- _Collected data entries_:
□ □ □
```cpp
template <int D>
__global__ __launch_bounds__(PS_CP_NT) void k_cg_persist(
    int n , int ntasks, const CpTask* __restrict__ tasks,
    const int32_t* __restrict__ row_task0 ,
    const int32_t* __restrict__ acol_idx, const double* __restrict__ Saug,
    const double* __restrict__ r0, const double* __restrict__ w0, const double* __restrict__ s0,
    double* __restrict__ p_io, double* __restrict__ x_io,
    double* __restrict__ hist, int cap, int nlaunch , double tol2,
    int32_t* __restrict__ status, double* __restrict__ scalars,
    ps_u64* __restrict__ exch , unsigned salt, unsigned spin_limit,
    long long* __restrict__ dbg , CpRecover rec)
{
    constexpr int DD = D * D;
    __shared__ double rn[PS_CP_MAXN];
    __shared__ double yc[PS_CP_MAXN];
    __shared__ double red[2][2][PS_CP_NT / 64];
    __shared__ int bad;
    const int t = threadIdx.x, wv = t >> 6, lane = t & 63, kk = lane >> 3, r = lane & 7;
    const int task = blockIdx.x * (PS_CP_NT / 64) + wv;
    const bool chief = blockIdx.x == 0 && t == 0;
    const size_t nex = (size_t)ntasks * D;
    if (t == 0) bad = 0;
    int b0 = 0, b1 = 0;
    if (task < ntasks) { const CpTask tk = tasks[task]; b0 = tk.b0; b1 = tk.b1; }
    int cj[PS_CP_NQ];
    double sv[PS_CP_NQ][D];
#pragma unroll
    for (int q = 0; q < PS_CP_NQ; ++q) {
        const int b = b0 + kk + 8 * q;
        cj[q] = 0;
#pragma unroll
        for (int c = 0; c < D; ++c) sv[q][c] = 0.0;
        if (b < b1 && r < D) {
            cj[q] = acol_idx[b] * D;
            const double* sb = Saug + (size_t)b * DD + r * D;
#pragma unroll
            for (int c = 0; c < D; ++c) sv[q][c] = sb[c];
// ... 2 lines not shown
    double vr[PS_CP_NV], vw[PS_CP_NV], vs[PS_CP_NV], vp[PS_CP_NV], vx[PS_CP_NV];
    int e0[PS_CP_NV], en[PS_CP_NV];
#pragma unroll
    for (int v = 0; v < PS_CP_NV; ++v) {
        const int i = t + v * PS_CP_NT;
        vr[v] = vw[v] = vs[v] = vp[v] = vx[v] = 0.0; e0[v] = 0; en[v] = 0;
        if (i < n) {
            vr[v] = r0[i]; vw[v] = w0[i]; vs[v] = s0[i]; vp[v] = p_io[i]; vx[v] = x_io[i];
            const int row = i / D, ta = row_task0[row];
            e0[v] = ta * D + (i - row * D); en[v] = row_task0[row + 1] - ta;
        }
    }
    int lv = -1, le0 = 0, len = 0;
#pragma unroll
    for (int v = PS_CP_NV - 1; v >= 0; --v) if (en[v] > 2) { lv = v; le0 = e0[v]; len = en[v]; }
    if (status[ST_PCG_DONE]) return;
    double gamma = 0.0, delta = 0.0, inv_gprev = 0.0, inv_aprev = 0.0, thresh = 0.0;
    bool converged = false;
    long long ck[8] = {0, 0, 0, 0, 0, 0, 0, 0};
#define PS_CP_CLK(i) do { if (dbg) { const long long now_ = wall_clock64(); ck[i] += now_ - last_; last_ = now_; } } while (0)
    long long last_ = dbg ? wall_clock64() : 0;
    for (int k = -1; k < nlaunch - 1; ++k) {
        double alpha = 0.0, beta = 0.0;
        if (k >= 0) {
            if (k == 0) thresh = tol2 * gamma;
            if (!(gamma > thresh)) {
                if (chief) { status[ST_PCG_DONE] = (gamma != gamma) ? 2 : 1; scalars[SC_RRFINAL] = gamma; if (k == 0) scalars[SC_RR0] = gamma; }
                converged = !(gamma != gamma);
                break;
            }
            beta = (k == 0) ? 0.0 : gamma * inv_gprev;
            const double denom = (k == 0) ? delta : delta - beta * gamma * inv_aprev;
            alpha = gamma / denom;
            if (!(denom > 0.0)) {
                if (chief) { status[ST_PCG_DONE] = 2; scalars[SC_RRFINAL] = gamma; }
                break;
            }
            if (chief) {
                hist[k] = gamma; hist[cap + k] = alpha; status[ST_PCG_ITERS] = k + 1; scalars[SC_RRFINAL] = gamma;
                if (k == 0) { scalars[SC_THRESH] = thresh; scalars[SC_RR0] = gamma; }
            }
        }
        const double gamma_now = gamma, alpha_now = alpha;
        double gs = 0.0;
#pragma unroll
        for (int v = 0; v < PS_CP_NV; ++v) {
            const int i = t + v * PS_CP_NT;
            const double sn = vw[v] + beta * vs[v];
            const double pn = vr[v] + beta * vp[v];
            const double rnv = cg_rnew(vr[v], vw[v], vs[v], alpha, beta);
            vs[v] = sn; vp[v] = pn; vx[v] += alpha * pn; vr[v] = rnv;
            if (i < n) { rn[i] = rnv; gs += rnv * rnv; }
        }
        double (*rd)[PS_CP_NT / 64] = red[k & 1];
        gs = wave_sum(gs);
        if (lane == 0) rd[0][wv] = gs;
        PS_CP_CLK(0);
        __syncthreads();
        PS_CP_CLK(1);
        double gamma_next = 0.0;
#pragma unroll
        for (int w2 = 0; w2 < PS_CP_NT / 64; ++w2) gamma_next += rd[0][w2];
        if (k >= 0 && k + 1 < nlaunch - 1 && !(gamma_next > thresh)) {
            if (chief) { status[ST_PCG_DONE] = (gamma_next != gamma_next) ? 2 : 1; scalars[SC_RRFINAL] = gamma_next; }
            converged = !(gamma_next != gamma_next);
            break;
        }
        const unsigned tag = salt * 4096u + (unsigned)(k + 2);
        ps_u64* buf = exch + (size_t)(k & 1) * nex * 2;
        {
            double acc = 0.0;
#pragma unroll
            for (int q = 0; q < PS_CP_NQ; ++q) {
                const double* v = rn + cj[q];
#pragma unroll
                for (int c = 0; c < D; ++c) acc += sv[q][c] * v[c];
            }
            acc += __shfl_xor(acc, 8, 64);
            acc += __shfl_xor(acc, 16, 64);
// ... 63 lines not shown
                    if (spins > spin_limit || (long long)wall_clock64() - t_enter > PS_PERSIST_TIMEOUT_TICKS) { bad = 1; break; }
                    if (PS_CP_SLEEP) __builtin_amdgcn_s_sleep(PS_CP_SLEEP);
                    ck[7] += 1;
                }
            }
        }
        PS_CP_CLK(3);
        double ds = 0.0;
#pragma unroll
        for (int v = 0; v < PS_CP_NV; ++v) ds += vw[v] * vr[v];
        ds = wave_sum(ds);
        if (lane == 0) rd[1][wv] = ds;
        __syncthreads();
        PS_CP_CLK(5);
        if (bad) {
            if (t == 0) { status[ST_PCG_DONE] = 2; status[ST_PERSIST_FAIL] = 1; }
            break;
        }
        gamma = gamma_next; delta = 0.0;
#pragma unroll
        for (int w2 = 0; w2 < PS_CP_NT / 64; ++w2) delta += rd[1][w2];
    }
    if (dbg && chief) for (int i = 0; i < 8; ++i) dbg[i] += ck[i];
#undef PS_CP_CLK
    if (blockIdx.x == 0) {
        if (converged && rec.x) {
            const int nc = rec.ncb * D, nf = rec.nr * D;
            __syncthreads();
#pragma unroll
            for (int v = 0; v < PS_CP_NV; ++v) { const int i = t + v * PS_CP_NT; if (i < n) rn[i] = vx[v]; }
            __syncthreads();
            const double* xc = rn + nf;
            for (int base = 0; base < nc; base += PS_CP_NT / 8) {
                const int kq = base + t / 8, sub = t & 7;
                double v = 0.0;
                if (kq < nc) for (int m = kq + sub; m < nc; m += 8) v += rec.Lci[(size_t)m * nc + kq] * xc[m];
                v += __shfl_xor(v, 1, 64); v += __shfl_xor(v, 2, 64); v += __shfl_xor(v, 4, 64);
                if (kq < nc && sub == 0) yc[kq] = v;
            }
            __syncthreads();
            for (int e = t; e < nf; e += PS_CP_NT) {
                const int i = e / D, c = e - i * D, q = rec.pnode[i];
                const double w0 = rec.pw0[i], w1 = rec.pw1[i];
                double z[D];
#pragma unroll
                for (int m = 0; m < D; ++m) z[m] = w0 * yc[q * D + m] + ((q + 1 < rec.ncb) ? w1 * yc[(q + 1) * D + m] : 0.0);
                double v = 0.0;
#pragma unroll
                for (int a = 0; a < D; ++a) {
                    double xhat = rn[i * D + a];
#pragma unroll
                    for (int m = 0; m < D; ++m) xhat += rec.Bmat[(size_t)i * DD + a * D + m] * z[m];
                    v += rec.Linv[(size_t)i * DD + a * D + c] * xhat;
                }
                rec.x[e] = v;
            }
        }
#pragma unroll
        for (int v = 0; v < PS_CP_NV; ++v) {
            const int i = t + v * PS_CP_NT;
            if (i < n) { x_io[i] = vx[v]; p_io[i] = vp[v]; }
        }
    }
}
```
□ □ □
- _REQUIREMENT_: Count the lines above in which the string "lane" occurs, and write the number with no other text.

- _OUTPUT BELOW_: 3